Having read the records, set them all down exactly as they appear.

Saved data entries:
%%

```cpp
static int orb_check_status(ccm_ctx* c)
{
    OrbState& S = *c->orb;
// ... 25 lines not shown
    if (rc) return rc;
    for (int i = 0; i < p->nlevels; i++) {
        if (scale) scale[i] = t.scale[i];
        if (inv_scale) inv_scale[i] = t.inv_scale[i];
        if (sigma2) sigma2[i] = t.sigma2[i];
        if (inv_sigma2) inv_sigma2[i] = t.inv_sigma2[i];
        if (features_per_level) features_per_level[i] = t.nfeat[i];
    }
    if (umax) for (int i = 0; i < 16; i++) umax[i] = t.umax[i];
    return CCM_OK;
}

int ccm_orb_level_sizes(const ccm_orb_params* p, int w, int h, int32_t* level_w, int32_t* level_h)
{
    OrbTables t;
    int rc = make_tables(p, &t);
    if (rc) return rc;
    if (!level_w || !level_h) return CCM_E_ARG;
    for (int l = 0; l < p->nlevels; l++) {
        level_w[l] = cv_round((float)w * t.inv_scale[l]);
        level_h[l] = cv_round((float)h * t.inv_scale[l]);
    }
    return CCM_OK;
}

int ccm_orb_extract_dev(ccm_ctx* c, const ccm_orb_params* p, const uint8_t* img_dev, int w, int h, int stride,
                        size_t image_stride, int n_images, int max_per_image)
{
    RoctxRange roctx_("ccm_orb_extract_dev");
    return ccm_guard(c, "ccm_orb_extract_dev", [&]() -> int {
        if (!c || !p) return CCM_E_ARG;
        if (n_images == 0 || w == 0 || h == 0) return CCM_OK;
        if (!img_dev || w < 0 || h < 0 || n_images < 0 || stride < w || (n_images > 1 && image_stride < (size_t)stride * h))
            return ccm_fail(c, CCM_E_ARG, "bad image arguments");
        CCM_HIP(c, hipSetDevice(c->device));
        int rc = orb_prepare(c, p, w, h, n_images, max_per_image);
        if (rc) return rc;
        return orb_run(c, img_dev, stride, image_stride);
    });
}

int ccm_orb_fetch(ccm_ctx* c, ccm_keypoint* kps, uint8_t* desc, int32_t* counts)
{
    RoctxRange roctx_("ccm_orb_fetch");
    if (!c || !c->orb || !c->orb->have_result) return c ? ccm_fail(c, CCM_E_STATE, "no extraction to fetch") : CCM_E_ARG;
    OrbState& S = *c->orb;
// ... 130 lines not shown
```

### motioncheck_ccm_slam_amd/csrc/orb_kernels.hip

```cpp
#include <hip/hip_runtime.h>
#include "orb_types.h"
#include "../../include/ccm_orb_pattern.h"
#include "../../include/ccm_sincos.h"
#include "../../include/ccm_hot.h"

#define WAVE 64

typedef unsigned short fc_us2 __attribute__((ext_vector_type(2)));
__device__ __forceinline__ fc_us2 fc_pk(unsigned x) { return __builtin_bit_cast(fc_us2, x); }
__device__ __forceinline__ unsigned fc_u(fc_us2 x) { return __builtin_bit_cast(unsigned, x); }

__device__ __forceinline__ int lane_id() { return threadIdx.x & 63; }
__device__ __forceinline__ unsigned long long lanemask_lt() { return (1ull << lane_id()) - 1ull; }

__device__ __forceinline__ void xcd_work_item(int on, int& x, int& y)
{
    x = (int)blockIdx.x; y = (int)blockIdx.y;
    if (!on) return;
    const unsigned gx = gridDim.x, total = gx * gridDim.y;
    const unsigned lin = blockIdx.y * gx + blockIdx.x;
    unsigned w;
    if (on == 1) {
        const unsigned xcd = lin & 7u, q = total >> 3, rem = total & 7u;
        w = xcd * q + (xcd < rem ? xcd : rem) + (lin >> 3);
// ... 26 lines not shown
{
#pragma unroll
    for (int d = 32; d >= 1; d >>= 1) v += __shfl_xor(v, d, 64);
    return v;
}
__device__ __forceinline__ void wave_sum2_dpp(int& x, int& y)
{
#define WS2_STEP(ctrl, rows) { const int tx = __builtin_amdgcn_update_dpp(0, x, ctrl, rows, 0xf, false); \
                               const int ty = __builtin_amdgcn_update_dpp(0, y, ctrl, rows, 0xf, false); x += tx; y += ty; }
    WS2_STEP(0xb1, 0xf)
    WS2_STEP(0x4e, 0xf)
    WS2_STEP(0x141, 0xf)
    WS2_STEP(0x140, 0xf)
    WS2_STEP(0x142, 0xa)
    WS2_STEP(0x143, 0xc)
#undef WS2_STEP
    x = __builtin_amdgcn_readlane(x, 63);
    y = __builtin_amdgcn_readlane(y, 63);
}
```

%%

§ Finished exercise
```cpp
static int orb_check_status(ccm_ctx* c)
{
    OrbState& S = *c->orb;
// ... 25 lines not shown
    if (rc) return rc;
    for (int i = 0; i < p->nlevels; i++) {
        if (scale) scale[i] = t.scale[i];
        if (inv_scale) inv_scale[i] = t.inv_scale[i];
        if (sigma2) sigma2[i] = t.sigma2[i];
        if (inv_sigma2) inv_sigma2[i] = t.inv_sigma2[i];
        if (features_per_level) features_per_level[i] = t.nfeat[i];
    }
    if (umax) for (int i = 0; i < 16; i++) umax[i] = t.umax[i];
    return CCM_OK;
}

int ccm_orb_level_sizes(const ccm_orb_params* p, int w, int h, int32_t* level_w, int32_t* level_h)
{
    OrbTables t;
    int rc = make_tables(p, &t);
    if (rc) return rc;
    if (!level_w || !level_h) return CCM_E_ARG;
    for (int l = 0; l < p->nlevels; l++) {
        level_w[l] = cv_round((float)w * t.inv_scale[l]);
        level_h[l] = cv_round((float)h * t.inv_scale[l]);
    }
    return CCM_OK;
}

int ccm_orb_extract_dev(ccm_ctx* c, const ccm_orb_params* p, const uint8_t* img_dev, int w, int h, int stride,
                        size_t image_stride, int n_images, int max_per_image)
{
    RoctxRange roctx_("ccm_orb_extract_dev");
    return ccm_guard(c, "ccm_orb_extract_dev", [&]() -> int {
        if (!c || !p) return CCM_E_ARG;
        if (n_images == 0 || w == 0 || h == 0) return CCM_OK;
        if (!img_dev || w < 0 || h < 0 || n_images < 0 || stride < w || (n_images > 1 && image_stride < (size_t)stride * h))
            return ccm_fail(c, CCM_E_ARG, "bad image arguments");
        CCM_HIP(c, hipSetDevice(c->device));
        int rc = orb_prepare(c, p, w, h, n_images, max_per_image);
        if (rc) return rc;
        return orb_run(c, img_dev, stride, image_stride);
    });
}

int ccm_orb_fetch(ccm_ctx* c, ccm_keypoint* kps, uint8_t* desc, int32_t* counts)
{
    RoctxRange roctx_("ccm_orb_fetch");
    if (!c || !c->orb || !c->orb->have_result) return c ? ccm_fail(c, CCM_E_STATE, "no extraction to fetch") : CCM_E_ARG;
    OrbState& S = *c->orb;
// ... 130 lines not shown
```

### motioncheck_ccm_slam_amd/csrc/orb_kernels.hip

```cpp
#include <hip/hip_runtime.h>
#include "orb_types.h"
#include "../../include/ccm_orb_pattern.h"
#include "../../include/ccm_sincos.h"
#include "../../include/ccm_hot.h"

#define WAVE 64

typedef unsigned short fc_us2 __attribute__((ext_vector_type(2)));
__device__ __forceinline__ fc_us2 fc_pk(unsigned x) { return __builtin_bit_cast(fc_us2, x); }
__device__ __forceinline__ unsigned fc_u(fc_us2 x) { return __builtin_bit_cast(unsigned, x); }

__device__ __forceinline__ int lane_id() { return threadIdx.x & 63; }
__device__ __forceinline__ unsigned long long lanemask_lt() { return (1ull << lane_id()) - 1ull; }

__device__ __forceinline__ void xcd_work_item(int on, int& x, int& y)
{
    x = (int)blockIdx.x; y = (int)blockIdx.y;
    if (!on) return;
    const unsigned gx = gridDim.x, total = gx * gridDim.y;
    const unsigned lin = blockIdx.y * gx + blockIdx.x;
    unsigned w;
    if (on == 1) {
        const unsigned xcd = lin & 7u, q = total >> 3, rem = total & 7u;
        w = xcd * q + (xcd < rem ? xcd : rem) + (lin >> 3);
// ... 26 lines not shown
{
#pragma unroll
    for (int d = 32; d >= 1; d >>= 1) v += __shfl_xor(v, d, 64);
    return v;
}
__device__ __forceinline__ void wave_sum2_dpp(int& x, int& y)
{
#define WS2_STEP(ctrl, rows) { const int tx = __builtin_amdgcn_update_dpp(0, x, ctrl, rows, 0xf, false); \
                               const int ty = __builtin_amdgcn_update_dpp(0, y, ctrl, rows, 0xf, false); x += tx; y += ty; }
    WS2_STEP(0xb1, 0xf)
    WS2_STEP(0x4e, 0xf)
    WS2_STEP(0x141, 0xf)
    WS2_STEP(0x140, 0xf)
    WS2_STEP(0x142, 0xa)
    WS2_STEP(0x143, 0xc)
#undef WS2_STEP
    x = __builtin_amdgcn_readlane(x, 63);
    y = __builtin_amdgcn_readlane(y, 63);
}
```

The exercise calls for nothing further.